- Entries supplied
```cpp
struct CovRSKLaunch {
  const uint32_t* planes;
  int64_t N, nwp, M;
  int32_t W, A;
  const SvcWinDev* win;
  const uint32_t* svbits;
  const double* coef;
  const uint32_t* gtab;
  int32_t max_nw, max_width;
  float* b32;
  double* b64;
  double* rpair;
  int64_t rpair_haps;
  int64_t n_first, n_count;
  int32_t w_first;
  const int32_t* host_fast_nw;
  hipStream_t aux;
  hipEvent_t ev_fork, ev_join;
  int32_t n_cu;
};

struct GnofixLaunch {
  int8_t* X;
  int64_t ldx, C;
  int32_t x_packed;
  const double* B;
  const int32_t* Y0;
  int32_t* Yout;
  int32_t* n_switches;
  int32_t W, A, S, max_it;
  SmoothXGBDev d;
  const int32_t* class_tree0;
  int32_t bp_in_lds;
  float* bp_scratch;
  uint32_t* hist;
  const uint16_t* R;
  const uint32_t* dif;
  uint32_t* par;
  const uint32_t* gf;
  const float* proba0;
  const float* pmax0;
  const int32_t* order;
  int32_t gf_pitch, gf_cap;
};

struct CalibMaps {
  const int32_t* off;
  const double* x;
  const double* y;
  int32_t thr_f32;
};
struct CalibLaunch {
  const void* in;
  int32_t in_is_f64;
  int64_t R;
  int32_t A;
  const int32_t* off;
  const double* x;
  const double* y;
  int32_t thr_f32;
  double* out64;
  float* out32;
// ... 192 lines not shown
```

### gnomix_amd/csrc/gnx_model_build.hip

```cpp
#include <algorithm>
#include <cmath>
#include <cstdio>
#include <cstdlib>
#include <cstring>
#include <limits>
#include <new>
#include <thread>
#include <utility>

#include "gnx_internal.h"

static inline int fail(gnx_ctx* ctx, int code, const std::string& msg) { return gnx_fail(ctx, code, msg); }

#define HIPCHK(ctx, expr)                                                                      \
  do {                                                                                         \
    hipError_t e__ = (expr);                                                                   \
    if (e__ != hipSuccess)                                                                     \
      return fail((ctx), GNX_EHIP, std::string(#expr) + ": " + hipGetErrorString(e__));        \
  } while (0)

template <typename F>
static unsigned parallel_ranges(size_t n, size_t grain, F&& fn) {
  unsigned nth = std::min<unsigned>(std::max(1u, std::thread::hardware_concurrency()), 16u);
  nth = (unsigned)std::min<size_t>(nth, std::max<size_t>(1, n / std::max<size_t>(grain, 1)));
// ... 430 lines not shown
      ll = d->cond[o + d->left[o + nid]];
      lr = d->cond[o + d->right[o + nid]];
    }
    uint8_t* p = out + (size_t)(j - half) * 16;
    std::memcpy(p, &foff, 4); std::memcpy(p + 4, &thr, 4); std::memcpy(p + 8, &ll, 4); std::memcpy(p + 12, &lr, 4);
    return;
  }
  uint32_t foff = 0;
  float thr = inf;
  if (!leaf) { foff = (uint32_t)d->feat[o + nid] * 4u; thr = d->cond[o + nid]; }
  uint8_t* p = out + (size_t)half * 16 + (size_t)(j - 1) * 8;
  std::memcpy(p, &foff, 4); std::memcpy(p + 4, &thr, 4);
  tree_fill(d, o, leaf ? nid : d->left[o + nid], 2 * j, depth + 1, D, out);
  tree_fill(d, o, leaf ? nid : d->right[o + nid], 2 * j + 1, depth + 1, D, out);
}

static void tree_fill_rk(const gnx_model_desc* d, int32_t o, int32_t nid, uint32_t j, int depth, int D,
                         const std::vector<float>& U, int stride, uint32_t* nodes, float* leaves) {
  const bool leaf = d->left[o + nid] == -1;
  if (depth == D) {
    leaves[j - (1u << D)] = d->cond[o + nid];
    return;
  }
  uint32_t word = 0xFFFFu << 16;
  if (!leaf) {
    const float thr = d->cond[o + nid];
    uint32_t field;
    if (thr != thr || thr == -std::numeric_limits<float>::infinity()) field = 0;
    else if (thr == std::numeric_limits<float>::infinity()) field = 0xFFFFu;
    else field = (uint32_t)(std::lower_bound(U.begin(), U.end(), thr) - U.begin()) + 1u;
    const int f = d->feat[o + nid], A = d->A;
    const uint32_t off = (uint32_t)(((f % A) * stride + f / A) * 2);
    word = (field << 16) | off;
  }
  nodes[j] = word;
  tree_fill_rk(d, o, leaf ? nid : d->left[o + nid], 2 * j, depth + 1, D, U, stride, nodes, leaves);
  tree_fill_rk(d, o, leaf ? nid : d->right[o + nid], 2 * j + 1, depth + 1, D, U, stride, nodes, leaves);
}

static int build_xgb_rk(gnx_model* m, const gnx_model_desc* d, const std::vector<int32_t>& order, int D) {
  const char* impl = std::getenv("GNX_SMOOTH_IMPL");
  if (impl && std::string(impl) == "f32") return GNX_OK;
  const int A = d->A, S = d->S;
  std::vector<float> U;
  for (int t = 0; t < d->n_trees; ++t)
    for (int32_t k = d->tree_off[t]; k < d->tree_off[t + 1]; ++k)
      if (d->left[k] != -1 && std::isfinite(d->cond[k])) U.push_back(d->cond[k]);
  std::sort(U.begin(), U.end());
  U.erase(std::unique(U.begin(), U.end()), U.end());
  const int nseg = (int)((d->C / d->M + 63) / 64);
  int rpl = 1;
  if (nseg >= 2) {
    int best_waste = 1 << 30;
    for (int r : {3, 2, 4}) {
      const int waste = (nseg + r - 1) / r * r - nseg;
      if (waste < best_waste) { best_waste = waste; rpl = r; }
    }
  }
  if (const char* e = std::getenv("GNX_RK_RPL")) rpl = std::max(1, std::min(GNX_RK_RPL_MAX, std::atoi(e)));
  int stride = rpl * 64 + S - 1;
  stride += stride & 1;
  if (U.size() > 65000 || (size_t)A * stride * 2 > 65535) return GNX_OK;
  if (U.empty()) U.push_back(0.5f);
  const int K = (int)U.size();
  GnxRankTable rt;
  gnx_rank_table_build(U, std::getenv("GNX_RK_BITS") ? std::atoi(std::getenv("GNX_RK_BITS")) : 0, rt);
  const std::vector<GnxRankEntry>& lut = rt.lut;
  const int steps = rt.steps;
  const int tree_bytes = 8 << D;
  int group_bytes = 4096;
  if (const char* e = std::getenv("GNX_RK_GROUP_BYTES")) group_bytes = std::max(tree_bytes, std::min(8192, std::atoi(e)));
  const int G = std::max(1, group_bytes / tree_bytes);
  std::vector<int32_t> group_tree0, group_class;
  {
    int in_group = 0, cur = -1;
    for (size_t k = 0; k < order.size(); ++k) {
      const int c = d->tree_class[order[k]];
      if (c != cur || in_group == G) { group_tree0.push_back((int32_t)k); group_class.push_back(c); in_group = 0; cur = c; }
      ++in_group;
    }
    group_tree0.push_back((int32_t)order.size());
  }
  std::vector<uint8_t> packed(order.size() * (size_t)tree_bytes, 0);
  for (size_t k = 0; k < order.size(); ++k) {
    uint8_t* tb = packed.data() + k * tree_bytes;
    tree_fill_rk(d, d->tree_off[order[k]], 0, 1, 0, D, U, stride, reinterpret_cast<uint32_t*>(tb),
                 reinterpret_cast<float*>(tb + ((size_t)4 << D)));
  }
  int rc;
  if ((rc = gnx_dev_upload(m, packed, &m->xgb.rk_packed, 64)) != GNX_OK) return rc;
  if ((rc = gnx_dev_upload(m, U, &m->xgb.rk_thr, 64)) != GNX_OK) return rc;
  if ((rc = gnx_dev_upload(m, lut, &m->xgb.rk_lut)) != GNX_OK) return rc;
  if ((rc = gnx_dev_upload(m, group_tree0, &m->xgb.rk_group_tree0)) != GNX_OK) return rc;
  if ((rc = gnx_dev_upload(m, group_class, &m->xgb.rk_group_class)) != GNX_OK) return rc;
  m->xgb.rk_K = K; m->xgb.rk_bits = rt.bits; m->xgb.rk_steps = steps; m->xgb.rk_stride = stride; m->xgb.rk_tree_bytes = tree_bytes;
  m->xgb.rk_n_groups = (int32_t)group_class.size(); m->xgb.rk_max_group = G; m->xgb.rk_rpl = rpl;
#ifdef GNX_EXPERIMENTS
  m->xgb.impl = (impl && std::string(impl) == "h64") ? 2 : (impl && std::string(impl) == "rk") ? 1 : 3;
#else
  m->xgb.impl = (impl && std::string(impl) == "rk") ? 1 : 3;
#endif
  if ((size_t)A * (2 * S + 2) * 2 <= 65535) {
    const int pitch = 2 * S + 2;
    const size_t tw = (size_t)gnx_gf_tree_words(D);
    std::vector<uint32_t> gf((order.size() + GNX_GF_PAD_TREES) * tw, 0u);
    for (size_t k = 0; k < order.size(); ++k) {
      uint32_t* tb = gf.data() + k * tw;
      tree_fill_rk(d, d->tree_off[order[k]], 0, 1, 0, D, U, pitch, tb, reinterpret_cast<float*>(tb + ((size_t)1 << D)));
    }
    if ((rc = gnx_dev_upload(m, gf, &m->xgb.gf_packed, 64)) != GNX_OK) return rc;
    std::vector<int> cnt(A, 0);
    int mc = 0;
    for (size_t k = 0; k < order.size(); ++k) mc = std::max(mc, ++cnt[d->tree_class[order[k]]]);
    m->xgb.gf_pitch = pitch; m->xgb.gf_max_class = mc;
  }
  if (D >= 2 && D <= 6) {
    const int tbp = 12 << D;
    const int Gp = std::max(2, (4096 / tbp) & ~1);
    std::vector<int32_t> gp_tree0, gp_class;
    {
      int in_group = 0, cur = -1;
      for (size_t k = 0; k < order.size(); ++k) {
        const int c = d->tree_class[order[k]];
        if (c != cur || in_group == Gp) { gp_tree0.push_back((int32_t)k); gp_class.push_back(c); in_group = 0; cur = c; }
        ++in_group;
      }
      gp_tree0.push_back((int32_t)order.size());
    }
    std::vector<uint8_t> pp(order.size() * (size_t)tbp, 0);
    std::vector<uint32_t> nodes((size_t)1 << D);
    std::vector<float> leaves((size_t)1 << D);
    size_t g = 0;
    for (size_t k = 0; k < order.size(); ++k) {
      while ((size_t)gp_tree0[g + 1] <= k) ++g;
      const uint32_t base = (uint32_t)(k - (size_t)gp_tree0[g]) * (uint32_t)tbp;
      std::fill(nodes.begin(), nodes.end(), 0u);
      tree_fill_rk(d, d->tree_off[order[k]], 0, 1, 0, D, U, stride, nodes.data(), leaves.data());
      uint32_t* o = reinterpret_cast<uint32_t*>(pp.data() + k * tbp);
      auto kids = [&](uint32_t j) {
        const uint32_t l = 2 * j < (1u << D) ? base + 8u * (2 * j) : base + (8u << D) + 4u * (2 * j - (1u << D));
        const uint32_t step = 2 * j < (1u << D) ? 8u : 4u;
        return l | ((l + step) << 16);
      };
      for (uint32_t j = 2; j < (1u << D); ++j) { o[2 * j] = nodes[j]; o[2 * j + 1] = kids(j); }
      o[0] = nodes[2]; o[1] = nodes[3]; o[2] = nodes[1]; o[3] = kids(2);
      memcpy(pp.data() + k * tbp + ((size_t)8 << D), leaves.data(), sizeof(float) << D);
    }
    if ((rc = gnx_dev_upload(m, pp, &m->xgb.rp_packed, 64)) != GNX_OK) return rc;
    if ((rc = gnx_dev_upload(m, gp_tree0, &m->xgb.rp_group_tree0)) != GNX_OK) return rc;
    if ((rc = gnx_dev_upload(m, gp_class, &m->xgb.rp_group_class)) != GNX_OK) return rc;
    m->xgb.rp_tree_bytes = tbp; m->xgb.rp_n_groups = (int32_t)gp_class.size(); m->xgb.rp_max_group = Gp;
  }
  if (D == 4 && ((size_t)(S >> 1) * A + A) * 128 <= 65536) {
    constexpr int tb3 = GNX_H32_TREE_BYTES;
    int G3 = 2;
    {
      const size_t strip = gnx_h32_lds_bytes(A, S, 0);
      if (strip + 4 * (size_t)tb3 <= (size_t)80 * 1024) G3 = std::min(GNX_H32_MAX_GROUP, (int)((((size_t)80 * 1024 - strip) / 2) / tb3) & ~1);
    }
    std::vector<int32_t> g3_tree0, g3_class;
    {
      int in_group = 0, cur = -1;
      for (size_t k = 0; k < order.size(); ++k) {
        const int c = d->tree_class[order[k]];
        if (c != cur || in_group == G3) { g3_tree0.push_back((int32_t)k); g3_class.push_back(c); in_group = 0; cur = c; }
        ++in_group;
      }
      g3_tree0.push_back((int32_t)order.size());
    }
    std::vector<uint8_t> p3(order.size() * (size_t)tb3, 0);
    std::vector<uint32_t> nodes(16);
    std::vector<float> leaves(16);
    size_t g = 0;
    for (size_t k = 0; k < order.size(); ++k) {
      while ((size_t)g3_tree0[g + 1] <= k) ++g;
      const uint32_t base = (uint32_t)(k - (size_t)g3_tree0[g]) * (uint32_t)tb3;
      std::fill(nodes.begin(), nodes.end(), 0u);
      tree_fill_rk(d, d->tree_off[order[k]], 0, 1, 0, 4, U, stride, nodes.data(), leaves.data());
      for (uint32_t odd = 0; odd < 2; ++odd) {
        const uint32_t nb = base + odd * 192u;
        uint32_t* o = reinterpret_cast<uint32_t*>(p3.data() + k * tb3 + odd * 192u);
        auto w0 = [&](uint32_t j) {
          const uint32_t hw = (nodes[j] & 0xffffu) / 2, a = hw / (uint32_t)stride, s = hw - a * (uint32_t)stride + odd;
          return (nodes[j] & 0xffff0000u) | (((s >> 1) * (uint32_t)A + a) * 128u + (s & 1u) * 2u);
        };
        auto kids = [&](uint32_t j) {
          const uint32_t l = 2 * j < 16u ? nb + 8u * (2 * j) : base + 128u + 4u * (2 * j - 16u);
          const uint32_t step = 2 * j < 16u ? 8u : 4u;
          return l | ((l + step) << 16);
        };
        for (uint32_t j = 2; j < 16u; ++j) { o[2 * j] = w0(j); o[2 * j + 1] = kids(j); }
        o[0] = w0(2); o[1] = w0(3); o[2] = w0(1); o[3] = kids(2);
      }
      memcpy(p3.data() + k * tb3 + 128, leaves.data(), 64);
    }
    if ((rc = gnx_dev_upload(m, p3, &m->xgb.h3_packed, 64)) != GNX_OK) return rc;
    if ((rc = gnx_dev_upload(m, g3_tree0, &m->xgb.h3_group_tree0)) != GNX_OK) return rc;
    if ((rc = gnx_dev_upload(m, g3_class, &m->xgb.h3_group_class)) != GNX_OK) return rc;
    m->xgb.h3_n_groups = (int32_t)g3_class.size(); m->xgb.h3_max_group = G3;
    if (!impl || !*impl) m->xgb.impl = 6;
    else if (std::string(impl) == "h32") m->xgb.impl = 5;
  }
#ifdef GNX_EXPERIMENTS
  if (D >= 2 && D <= 6 && (size_t)S * A < 65536) {
    const int tb8 = 12 << D;
    int G8 = std::max(4, (4096 / tb8) & ~3);
    {
      const size_t strip16 = (size_t)(16 * 3 + S - 1) * A * 128;
      if (strip16 + 2 * (size_t)G8 * tb8 <= (size_t)160 * 1024) {
        int per_class = 0;
        std::vector<int> cnt(A, 0);
        for (size_t k = 0; k < order.size(); ++k) per_class = std::max(per_class, ++cnt[d->tree_class[order[k]]]);
        const int fit = (int)((((size_t)160 * 1024 - strip16) / 2) / tb8) & ~3;
        G8 = std::max(G8, std::min({fit, (32768 / tb8) & ~3, (per_class + 3) & ~3}));
      }
    }
    std::vector<int32_t> g8_tree0, g8_class;
    {
      int in_group = 0, cur = -1;
      for (size_t k = 0; k < order.size(); ++k) {
        const int c = d->tree_class[order[k]];
        if (c != cur || in_group == G8) { g8_tree0.push_back((int32_t)k); g8_class.push_back(c); in_group = 0; cur = c; }
        ++in_group;
      }
      g8_tree0.push_back((int32_t)order.size());
    }
    std::vector<uint8_t> p8(order.size() * (size_t)tb8, 0);
    std::vector<uint32_t> nodes((size_t)1 << D);
    std::vector<float> leaves((size_t)1 << D);
    size_t g = 0;
    for (size_t k = 0; k < order.size(); ++k) {
      while ((size_t)g8_tree0[g + 1] <= k) ++g;
      const uint32_t base = (uint32_t)(k - (size_t)g8_tree0[g]) * (uint32_t)tb8;
      std::fill(nodes.begin(), nodes.end(), 0u);
      tree_fill_rk(d, d->tree_off[order[k]], 0, 1, 0, D, U, stride, nodes.data(), leaves.data());
      for (uint32_t j = 1; j < (1u << D); ++j) {
        const uint32_t h = (nodes[j] & 0xffffu) / 2, a = h / (uint32_t)stride, sidx = h - a * (uint32_t)stride;
        nodes[j] = (nodes[j] & 0xffff0000u) | (sidx * (uint32_t)A + a);
      }
      uint32_t* o = reinterpret_cast<uint32_t*>(p8.data() + k * tb8);
      auto kids = [&](uint32_t j) {
        const uint32_t l = 2 * j < (1u << D) ? base + 8u * (2 * j) : base + (8u << D) + 4u * (2 * j - (1u << D));
        const uint32_t step = 2 * j < (1u << D) ? 8u : 4u;
        return l | ((l + step) << 16);
      };
      for (uint32_t j = 2; j < (1u << D); ++j) { o[2 * j] = nodes[j]; o[2 * j + 1] = kids(j); }
      o[0] = nodes[2]; o[1] = nodes[3]; o[2] = nodes[1]; o[3] = kids(2);
      memcpy(p8.data() + k * tb8 + ((size_t)8 << D), leaves.data(), sizeof(float) << D);
    }
    if ((rc = gnx_dev_upload(m, p8, &m->xgb.h8_packed, 64)) != GNX_OK) return rc;
    if ((rc = gnx_dev_upload(m, g8_tree0, &m->xgb.h8_group_tree0)) != GNX_OK) return rc;
    if ((rc = gnx_dev_upload(m, g8_class, &m->xgb.h8_group_class)) != GNX_OK) return rc;
    m->xgb.h8_tree_bytes = tb8; m->xgb.h8_n_groups = (int32_t)g8_class.size(); m->xgb.h8_max_group = G8;
  }
#endif
  return GNX_OK;
}
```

- Activity
What lines above hold the word "half"? Pull each one out.

- Task result
    uint8_t* p = out + (size_t)(j - half) * 16;
  uint8_t* p = out + (size_t)half * 16 + (size_t)(j - 1) * 8;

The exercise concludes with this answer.